Impact de l'efficacité de l'A-tailing sur la ligature des adaptateurs en avalL'étape de l'A-tailing est parfois considérée comme une réaction enzymatique de routine, mais son efficacité détermine directement le rendement de ligation maximal possible. Si seulement 80 % des fragments reçoivent un A-overhang, l'efficacité de ligation théorique maximale chute de 50 % (si chaque paire de fragments est A-taillée) à environ 40 %. Cette réduction de 20 % des molécules effectives se traduit directement par un rendement final de bibliothèque inférieur. Pour les échantillons à faible entrée où chaque molécule compte, garantir un A-tailing complet est l'un des moyens les plus simples de maximiser le rendement de la bibliothèque sans cycles PCR supplémentaires. Analyse des données génomiques Le flux en aval est également affecté car des bibliothèques avec un rendement suboptimal peuvent produire une couverture insuffisante pour une détection fiable des variants.

Sélection de Taille — Un Guide Pratique sur le Ratio des Perles SPRI

La sélection de taille par billes SPRI (Solid Phase Reversible Immobilization) est la méthode la plus couramment utilisée pour éliminer les tailles de fragments indésirables des bibliothèques NGS. Le paramètre clé est le rapport volume de billes sur volume d'échantillon, qui détermine la plage de tailles de fragments retenus. Le principe est simple : à des rapports de billes plus élevés, les fragments plus petits sont capturés ; à des rapports de billes plus faibles, seuls les fragments plus grands se lient. En effectuant deux sélections successives, une fenêtre de taille cible précise peut être isolée.

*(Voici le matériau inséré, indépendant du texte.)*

// ... 634 lines not shown
#pragma unroll
        for (int s = 0; s < 3; ++s) {
            float v = mx[s], w = mn[32 * s + lane];
#pragma unroll
            for (int o = 16; o > 0; o >>= 1) {
                v = fmaxf(v, __shfl_xor_sync(0xffffffffu, v, o));
                w = fminf(w, __shfl_xor_sync(0xffffffffu, w, o));
            }
            if (lane == 0) {
                atomicMax(A.max_key + 3 * uu + s, float_to_key(v));
                if (A.min_key) atomicMin(A.min_key + 3 * uu + s, float_to_key(w));
            }
            mx[s] = neg_inf();
            mn[32 * s + lane] = -neg_inf();
        }
    };

    auto prefetch_ahead = [&](int it, int u, int g, const FwdTileT<S>& tc) {
#if AVSE_F4_PREFETCH > 0
        if (it + AVSE_F4_PREFETCH < n_tiles) {
            int g2 = g + AVSE_F4_PREFETCH, u2 = u;
            if (g2 >= P.G) { g2 -= P.G; ++u2; }
            const int lo = g2 == 0 ? 0 : g2 * (F4 * HOP) + HOP;
            const int hi = g2 * (F4 * HOP) + (NFFT + HOP);
            const int i0 = (lo & ~(LINE - 1)) + LINE * lane;
            if (TILED) {
                if (u2 == u && i0 < hi && i0 < tc.valid_s && lane < 22) {
                    asm volatile("prefetch.global.L2 [%0];" ::"l"(tc.sp + i0));
                    if (tc.period_n == 0 && i0 < tc.valid_n) asm volatile("prefetch.global.L2 [%0];" ::"l"(tc.nz + i0));
                }
            } else if (i0 < hi && i0 < A.L && i0 < A.in_stride && lane < 22) {
                const size_t o = (size_t)u2 * A.in_stride + i0;
                asm volatile("prefetch.global.L2 [%0];" ::"l"(in_speech + o));
                asm volatile("prefetch.global.L2 [%0];" ::"l"(in_noise + o));
            }
        }
#endif
    };
    auto load_utt = [&](int uu, int& ovs, int& ovn, float& of) {
        ovs = A.len_speech ? A.len_speech[uu] : A.L;
        ovn = A.len_noise ? A.len_noise[uu] : ovs;
        ovs = ovs < 0 ? 0 : (ovs < A.L ? ovs : A.L);
        ovn = ovn < 0 ? 0 : (ovn < A.L ? ovn : A.L);
        const MixGain mg = mix_gain(A, uu);
        of = mg.resid;
        utt_sm[UF * (uu & 1)] = mg.gain;
#if AVSE_F4_PTR_SLOT
        {
            float** ps = reinterpret_cast<float**>(utt_sm + UF * (uu & 1) + 2);
            ps[0] = A.out_speech ? A.out_speech + (size_t)uu * A.out_stride : nullptr;
            ps[1] = A.out_noise ? A.out_noise + (size_t)uu * A.out_stride : nullptr;
            ps[2] = A.out_mixed ? A.out_mixed + (size_t)uu * A.out_stride : nullptr;
            ps[3] = A.mixed_pcm ? A.mixed_pcm + (size_t)uu * A.pcm_stride : nullptr;
        }
#endif
        if (TILED) {
            const S* sp;
            const S* nz;
            int period, phase;
            if (P.pool.speech_index != nullptr) {
                const PoolRow r = pool_row(P.pool, uu);
                ovs = r.ls < A.L ? r.ls : A.L;
                ovn = ovs;
                sp = in_speech + r.s_off;
                nz = in_noise + r.n_off;
                period = r.ln;
                phase = r.off;
            } else {
                sp = in_speech + (size_t)uu * A.in_stride;
                nz = in_noise + (size_t)uu * A.in_stride;
                period = A.noise_period[uu];
                phase = 0;
            }
            fit_noise_row(nz, period, phase, ovn);
            int* si = reinterpret_cast<int*>(utt_sm + UF * (uu & 1));
            si[1] = period;
            si[F4_UTT_F + 4] = phase;
            const S** pi = reinterpret_cast<const S**>(utt_sm + UF * (uu & 1) + F4_UTT_F);
            pi[0] = sp;
            pi[1] = nz;
        }
    };
    auto make_tile = [&](int uu, int gg, int tvs, int tvn, float tf) {
        FwdTileT<S> t;
        if (TILED) {
            const S* const* pi = reinterpret_cast<const S* const*>(utt_sm + UF * (uu & 1) + F4_UTT_F);
            t.sp = pi[0];
            t.nz = pi[1];
        } else {
            t.sp = in_speech + (size_t)uu * A.in_stride;
            t.nz = in_noise + (size_t)uu * A.in_stride;
        }
        t.L = A.L;
        t.valid_s = tvs;
        t.valid_n = tvn;
        t.vmin = tvs < tvn ? tvs : tvn;
        t.T = P.T;
        t.t0 = gg * F4;
        t.factor = tf;
        t.gain = 0.0f;
        t.period_n = TILED ? reinterpret_cast<const int*>(utt_sm)[UF * (uu & 1) + 1] : 0;
        t.phase_n = TILED ? reinterpret_cast<const int*>(utt_sm)[UF * (uu & 1) + F4_UTT_F + 4] : 0;
#if AVSE_F4_PTR_SLOT
        t.mixed_pcm = reinterpret_cast<float* const*>(utt_sm + UF * (uu & 1) + 2)[3];
#else
        t.mixed_pcm = A.mixed_pcm ? A.mixed_pcm + (size_t)uu * A.pcm_stride : nullptr;
#endif
        return t;
    };
    load_utt(u, vs, vn, factor);
    FwdTileT<S> tl = make_tile(u, g, vs, vn, factor);
    int nz_shift = 0;
    bool interior = group4_interior<S, TILED>(tl, nz_shift);
    bool reflect = AVSE_F4_REFLECT_FAST && !TILED && !interior && group4_reflect_only<S, PAD>(tl);
    float rs[RAW4], rn[RAW4], ts[16], tn[16];
    if (interior) {
        p4_load_raw(tl, nz_shift, lane, rs, rn);
        p4_load_tail_raw(tl, nz_shift, lane, ts, tn);
    } else if (reflect) {
        p4_load_raw_reflect<S, PAD>(tl, lane, rs, rn);
        p4_load_tail_raw_reflect<S, PAD>(tl, lane, ts, tn);
    }
#pragma unroll 1
    for (int it = 0; it < n_tiles; ++it) {
        prefetch_ahead(it, u, g, tl);
        tl.gain = utt_sm[UF * (u & 1)];
        if (reflect) {
            stage4_store_pcm_guarded(tl, lane, rs, rn, ts, tn);
            tl.mixed_pcm = nullptr;
        }
        if (interior || reflect) {
#if AVSE_P1_UNIFIED
            stage4_pass1_unified(tl, lane, rs, rn, ts, tn, lc, s_win, s_tw, frames);
#else
            stage4_pass1_main(tl, lane, rs, rn, lc, frames);
            stage4_pass1_tail_compute(tl, lane, ts, tn, s_win, s_tw, frames);
#endif
        } else {
            stage4_pass1_edge<S, TILED>(tl, lane, s_win, s_tw, frames);
        }
        __syncwarp();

Comprendre la relation entre le rapport de perlesLes billes SPRI fonctionnent en liant des fragments d'ADN en présence d'un agent de crowding (PEG). L'efficacité de liaison dépend de la taille : à une concentration donnée de PEG, les fragments plus grands se lient préférentiellement tandis que les fragments plus petits restent en solution. Un ratio de billes de 0,6× signifie que le volume des billes représente 60 % du volume de l'échantillon ; à ce ratio, les fragments de plus de 500 à 600 pb se lient aux billes et peuvent être capturés. Le surnageant contient des fragments en dessous de ce seuil, y compris la plupart des dimères d'adaptateurs. Un ratio de 0,8× capture des fragments de plus de 200 à 300 pb. La différence entre deux ratios consécutifs définit la fenêtre de taille.

Comment fonctionne la sélection de taille double faceLa première sélection (côté droit) utilise un faible rapport de billes pour lier de grands fragments et de longs dimères d'adaptateurs, qui sont éliminés avec les billes. Le surnageant contenant les fragments de taille cible est ensuite transféré dans un deuxième tube avec un rapport de billes plus élevé pour capturer les fragments souhaités. Le surnageant restant avec les courts fragments et les dimères d'adaptateurs est éliminé.

La précision de la sélection de taille dépend de la différence entre les deux ratios. Un écart plus large (par exemple, 0,5× à 0,8×) conserve une gamme de tailles plus large ; un écart plus étroit (par exemple, 0,6× à 0,7×) produit une distribution plus serrée mais un rendement total inférieur. Pour la plupart des applications de séquençage génomique complet (WGS), une sélection double face de 0,6×/0,7× offre un bon équilibre entre rendement et précision. Pour les applications nécessitant un contrôle de taille plus strict—comme la construction de bibliothèques d'ADNcf où les fragments cibles sont déjà courts—un écart plus étroit entre les deux ratios est approprié.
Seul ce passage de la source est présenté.